The final figure shows the 3-dimensional regression line (i.e., plane) that best fits the sample. You can see that considering multiple dimensions increases the performance of the deterministic component of the model and therefore reduces the amount of information that goes into the garbage can as unpredictable. This can be shown in the last picture that only looks at the relationship from the “Size” dimension. In the figure on the left, the blue dots are the observations in the data, the black line is the regression line from the simple regression model (without Bedrooms), while the red dots are the model predictions from the multiple regression model with Bedrooms included as an additional independent variable. Notice how this allows the regression predictions to veer off of a straight line. This results in slightly less prediction errors showing up in your garbage can - as illustrated in the figure on the right.

par(mfrow = c(1,2))
plot(hprice1$sqrft,hprice1$price, col = "blue",
          pch = 19, cex = 1,
          xlab = "House Size", ylab = "House Price")
lines(hprice1$sqrft,fitted(REG1))
points(hprice1$sqrft,fitted(REG3),col = "red")

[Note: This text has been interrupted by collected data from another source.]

int fem_pcg_create(int64_t nrows, int bs, const int64_t* slice_ptr, const int32_t* cols, const double* vals,
                   const double* b, double* x, const double* w, int mode, double tol, double eps, double* hist,
                   int64_t hist_len, fem_stream_t stream, fem_pcg** out) {
    if (bs != 1 && bs != 3) {
        set_error("fem_pcg_create: block size %d unsupported", bs);
        return FEM_EARG;
    }
    if (mode != FEM_MODE_CG_STABLE && mode != FEM_MODE_PCG && mode != FEM_MODE_CG_CONSTRAINED) {
        set_error("fem_pcg_create: unknown mode %d", mode);
        return FEM_EARG;
    }
    if (((uintptr_t)b | (uintptr_t)x | (uintptr_t)w) & 15) {
        set_error("fem_pcg_create: vectors must be 16-byte aligned");
        return FEM_EARG;
    }
    fem_pcg* s = new fem_pcg();
    s->tune = FEM_TUNE_REVERSE | FEM_TUNE_PAIR | FEM_TUNE_PK_SC1 | FEM_TUNE_PK_PACK | FEM_TUNE_PK_UNI | FEM_TUNE_UPD1 |
              FEM_TUNE_PK_OFFDIAG | FEM_TUNE_PK_DESC;
    s->nrows = nrows;
    s->bs = bs;
    s->nslices = cdiv(nrows, 64);
    s->n = nrows * bs;
    s->sell_ent = -1;
    s->slice_ptr = slice_ptr;
    s->cols = cols;
    s->vals = vals;
    s->b = b;
    s->x = x;
    s->w = w;
    s->hist = hist;
    s->hist_len = hist ? hist_len : 0;
    s->mode = mode;
    s->tol = tol;
    s->eps = eps;
    s->stream = S(stream);
    s->fused = 0;
    s->graph = nullptr;
    s->graph_k = 0;
    s->max_iter = 0x7fffffff;
    s->grid_spmv = grid_multiple_of_xcd(cdiv(s->nslices, 4), 2048);
    s->grid_vec = grid_multiple_of_xcd(cdiv(s->n / 2 + 1, PCG_BLOCK), 1024);
    size_t vec = sizeof(double) * (size_t)(s->n + 2);
    hipError_t e = hipSuccess;
    if (e == hipSuccess) e = pool_alloc((void**)&s->r, vec, s->stream, s->bs == 1);
    if (e == hipSuccess) e = pool_alloc((void**)&s->p0, vec, s->stream, s->bs == 1);
    if (e == hipSuccess) e = pool_alloc((void**)&s->p1, vec, s->stream, s->bs == 1);
    if (e == hipSuccess) e = pool_alloc((void**)&s->q, vec, s->stream, s->bs == 1);
    if (e == hipSuccess)
        e = pool_alloc((void**)&s->red.partials, sizeof(double) * RED_N * MAX_PARTIALS, s->stream, s->bs == 1);
    if (e == hipSuccess)
        e = pool_alloc((void**)&s->red.counters, sizeof(unsigned) * RED_N * RED_COUNTER_WORDS, s->stream, s->bs == 1);
    if (e == hipSuccess) e = hipMemsetAsync(s->red.counters, 0, sizeof(unsigned) * RED_N * RED_COUNTER_WORDS, s->stream);
    if (e == hipSuccess) e = pool_alloc((void**)&s->st, sizeof(PcgState), s->stream, s->bs == 1);
    if (e == hipSuccess) e = host_state_alloc((void**)&s->st_host, sizeof(PcgState));
    if (e != hipSuccess) {
        set_error("fem_pcg_create: allocation failed: %s", hipGetErrorString(e));
        fem_pcg_destroy(s);
        return FEM_EHIP;
    }
    *out = s;
    return FEM_OK;
}

int fem_pcg_set_operator_mf(fem_pcg* s, fem_mf* m) {
    if (!s || !m || mf_bs(m) != s->bs || mf_nodes(m) != s->nrows) {
        set_error("fem_pcg_set_operator_mf: the operator's block size / node count do not match the context");
        return FEM_EARG;
    }
    if (s->pd || s->has_con || s->graph || s->mode == FEM_MODE_CG_CONSTRAINED) {
        set_error("fem_pcg_set_operator_mf: contexts without constraints (CG_STABLE / PCG mode), the row-partitioned "
                  "schedule or a captured graph only");
        return FEM_EARG;
    }
    if (s->dist && !s->cg1) {
        set_error("fem_pcg_set_operator_mf: a distributed context runs the element-chunk operator in the "
                  "single-reduction variant only (fem_pcg_set_dist_variant(s, 1))");
        return FEM_EARG;
    }
    const int64_t need = (int64_t)mf_bs(m) * (int64_t)mf_nslots(m);
    if (need > s->mf_sl_cap) {
        if (s->mf_sl) FEM_HIP(hipFree(s->mf_sl));
        s->mf_sl = nullptr;
        s->mf_sl_cap = 0;
        FEM_HIP(hipMalloc(&s->mf_sl, sizeof(double) * (size_t)need));
        s->mf_sl_cap = need;
    }
    s->mf = m;
    {
        const char* e = getenv("FEM355_MF_NOGATHER");
        s->mf_nogather = e ? (atoi(e) != 0) : (int)(mf_nodes(m) >= MF_NOGATHER_MIN_NODES);
    }
    s->fused = s->deferred = s->persist_req = s->persist_fit_only = s->persist = 0;
    s->cols16 = nullptr;
    s->pext = 0;
    return FEM_OK;
}

int fem_pcg_set_entries(fem_pcg* s, int64_t entries) {
    if (entries < 0) {
        set_error("fem_pcg_set_entries: negative entry count %lld", (long long)entries);
        return FEM_EARG;
// ... 243 lines not shown
        for (int32_t k : h) c += k >= 0;
    }
    *od_slices = c;
    *bytes = c * 64 * (int64_t)sizeof(double);
    return FEM_OK;
}

static bool pk_runs_desc(const fem_pcg* s) {
    if (!s->persist || !s->pk_od || s->bs != 1 || s->pd || s->pk_gv) return false;
    const PkBuild* b = persist_plan(s, false, false).b;
    return b && b->desc;
}

int fem_pcg_desc_slices(fem_pcg* s, int64_t* desc_slices, int64_t* nslices) {
    *desc_slices = 0;
    *nslices = s->nslices;
    if (!pk_runs_desc(s) || s->nslices == 0) return FEM_OK;
    std::vector<PkDesc> h((size_t)s->nslices);
    FEM_HIP(hipMemcpyAsync(h.data(), s->pk_desc, sizeof(PkDesc) * h.size(), hipMemcpyDeviceToHost, s->stream));
    FEM_HIP(hipStreamSynchronize(s->stream));
    int64_t c = 0;
    for (const PkDesc& d : h) c += ((d.w[3] >> 8) & 0xffu) != (uint32_t)PKD_LANE;
    *desc_slices = c;
    return FEM_OK;
}

int fem_pcg_debug_desc(fem_pcg* s, uint32_t* records) {
    if (!pk_runs_desc(s)) {
        set_error("fem_pcg_debug_desc: the started context reads no descriptor records");
        return FEM_EARG;
    }
    FEM_HIP(hipMemcpyAsync(records, s->pk_desc, sizeof(PkDesc) * (size_t)s->nslices, hipMemcpyDeviceToHost, s->stream));
    FEM_HIP(hipStreamSynchronize(s->stream));
    return FEM_OK;
}

int fem_pcg_debug_offdiag(fem_pcg* s, const int32_t* rowptr, double* vals) {
    if (!s->persist || !s->pk_od || !s->cols16) {
        set_error("fem_pcg_debug_offdiag: the started context reads no diagonal-free stream");
        return FEM_EARG;
    }
    hipLaunchKernelGGL(k_sell_od_unpair, dim3(stream_grid(s->nslices * 64, 256)), dim3(256), 0, s->stream, s->nslices,
                       s->slice_ptr, s->cols16, s->puoff, s->pucol, s->pk_kd, s->pk_diag, rowptr, s->nrows,
                       s->pk_ovals, vals);
    FEM_LAUNCHED();
    FEM_HIP(hipStreamSynchronize(s->stream));
    return FEM_OK;
}

static int persist_setup(fem_pcg* s) {
    s->persist = 0;
    s->pk_od = 0;
    if (s->pd) return persist_setup_dist(s);
    if (!s->persist_req) return FEM_OK;
    if ((s->bs != 1 && s->bs != 3) || !s->paired || s->dist || s->mode == FEM_MODE_CG_CONSTRAINED || s->nslices == 0)
        return FEM_OK;
    int dev = 0, ncu = 0;
    FEM_HIP(hipGetDevice(&dev));
    FEM_HIP(hipDeviceGetAttribute(&ncu, hipDeviceAttributeMultiprocessorCount, dev));
    const int G = (ncu / NXCD) * NXCD;
    if (G < NXCD) return FEM_OK;
    const PkFamily fam = s->bs == 3 ? PKF_BS3 : PKF_BS1;
    const bool ovf = s->nslices > (int64_t)G * PK_WAVES * pk_max_slots(fam);
    if (ovf && (!(s->tune & FEM_TUNE_PK_PACK) || s->persist_fit_only)) return FEM_OK;
    static std::mutex occ_mu;
    static int occ_cache[2][64] = {};
    int occ;
    {
        std::lock_guard<std::mutex> lk(occ_mu);
        int& slot = occ_cache[s->bs == 3][dev & 63];
        if (slot == 0) {
            int res = 0;
            const int rc = family_resident(fam, false, &res);
            if (rc) return rc;
            slot = res;
        }
        occ = slot;
    }
    if (occ != 1) return FEM_OK;
    if (s->pk_grid != G) {
        pool_free(s->pk_win, s->stream);
        pool_free(s->pk_part, s->stream);
        pool_free(s->pk_sync, s->stream);
        s->pk_win = nullptr;
        s->pk_part = nullptr;
        s->pk_sync = nullptr;
        FEM_HIP(pool_alloc((void**)&s->pk_win, sizeof(int32_t) * 2 * G, s->stream, s->bs == 1));
        FEM_HIP(pool_alloc((void**)&s->pk_part, sizeof(double) * 4 * G, s->stream, s->bs == 1));
        FEM_HIP(pool_alloc((void**)&s->pk_sync, sizeof(unsigned) * pk_sync_words(G), s->stream, s->bs == 1));
        s->pk_grid = G;
        s->pk_win_ok = 0;
    }
    if (!s->pk_win_ok && s->pwin_ext && s->pwin_G == G) {
        FEM_HIP(hipMemcpyAsync(s->pk_win, s->pwin_ext, sizeof(int32_t) * 2 * G, hipMemcpyDeviceToDevice, s->stream));
        s->pk_win_ok = 1;
    }
    if (!s->pk_win_ok) {
        hipLaunchKernelGGL(k_pk_window_init, dim3(cdiv(G, 256)), dim3(256), 0, s->stream, G, G, s->pk_win);
        FEM_LAUNCHED();
        hipLaunchKernelGGL(k_pk_window, dim3(stream_grid(s->nslices * 64, 256)), dim3(256), 0, s->stream, s->nslices,
                           s->nrows, s->slice_ptr, s->cols16, G, s->pk_win, s->pk_win + G);
        FEM_LAUNCHED();
        s->pk_win_ok = 1;
    }
    if (ovf && !s->pk_v) FEM_HIP(pool_alloc((void**)&s->pk_v, sizeof(double) * (size_t)s->n, s->stream, s->bs == 1));
    s->pk_ovf = ovf ? 1 : 0;
    s->persist = 1;
    s->pk_gv = 0;
    if ((s->tune & FEM_TUNE_PK_GV) && (s->tune & FEM_TUNE_PK_SC1) && s->bs == 1 && !ovf && s->mode == FEM_MODE_PCG) {
        if (pk_pack(s->nslices, G) <= pk_max_slots(PKF_GV)) {
            static std::mutex gv_mu;
            static int gv_ok[64] = {};
            std::lock_guard<std::mutex> lk(gv_mu);
            int& slot = gv_ok[dev & 63];
            if (slot == 0) {
                int res = 0;
                const int rc = family_resident(PKF_GV, false, &res);
                if (rc) return rc;
                slot = res;
            }
            s->pk_gv = slot == 1;
        }
    }
    return offdiag_build(s);
}

static int persist_setup_dist(fem_pcg* s) {
    if ((s->bs != 1 && s->bs != 3) || !s->paired || s->dist || s->mode == FEM_MODE_CG_CONSTRAINED) {
        set_error("distributed persistent PCG: needs bs = 1 or 3, 16-bit columns with the paired copy, no element "
                  "partition, no constraints");
        return FEM_EARG;
    }
    if (!s->pd_peers_ok) {
        set_error("distributed persistent PCG: fem_pcg_set_peers first");
        return FEM_EARG;
    }
    const int G = s->pk_grid;
    const int64_t nloc = pk_own_slices(s);
    if ((nloc + G - 1) / G > (int64_t)PK_WAVES * pk_max_slots(s->bs == 3 ? PKF_BS3 : PKF_BS1_DIST)) {
        set_error("distributed persistent PCG: %lld slices on this rank exceed the register capacity of %d workgroups",
                  (long long)nloc, G);
        return FEM_EARG;
    }
    s->pk_ovf = 0;
    s->pk_gv = 0;
    for (int prof = 0; prof < (s->bs == 3 ? 1 : 2); ++prof) {
        const PkBuild* b = persist_plan(s, prof != 0, false).b;
        int nb = 0;
        const int rc = b ? check_resident(b->fn, PK_T, b->lds, &nb) : FEM_OK;
        if (rc) return rc;
        if (nb < 1) {
            set_error("distributed persistent PCG: kernel does not fit one workgroup per CU");
            return FEM_EARG;
        }
    }
    s->persist = 1;
    if (s->pd_off_m1 > 0 && s->mode == FEM_MODE_PCG && pk_pack(nloc, G) <= pk_max_slots(PKF_GV)) {
        int res = 0;
        const int rc = family_resident(PKF_GV, true, &res);
        if (rc) return rc;
        s->pk_gv = res == 1;
    }
    return FEM_OK;
}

plot(hprice1$sqrft,residuals(REG1), col = "black",
          pch = 19, cex = 1,
          xlab = "House Size", ylab = "Residuals")
points(hprice1$sqrft,residuals(REG3),col = "red")
abline(h = 0,col="blue")

8.1.1 The Importance of “Controls”

One very important item to point out in the last application is exactly why the coefficient on number of bedrooms dropped from $62,000 to $15,200 when the size of the house was added to the regression. The reason can be broken up into two categories.

1. The independent variables are correlated

It seems reasonable to believe that bigger houses have more bedrooms. This means that the size of a house and the number of bedrooms are correlated with each other.

2. “All Else Equal” in a Multiple Regression is more than just words

A multiple regression can separately identify the impact of each independent variable on the dependent variable.

Put together, these two items suggest that when two independent variables are correlated, then they should both appear in the regression model. If not, then the correlation between an included independent variable and an omitted independent variable might lead to omitted variable bias. This is what we saw above in the regression with only number of bedrooms as an independent variable. The coefficient of $62,000 is giving you the combined impact of an additional room and a bigger house. When you add house size as another independent variable, you are now able to determine the expected increase in house price for an additional bedroom holding house size constant.

Bottom line is that even though you are concerned with the results from a particular independent variable, it is important to try and include all independent variables that might be correlated with the independent variable of interest. This attempts to alleviate omitted variable bias.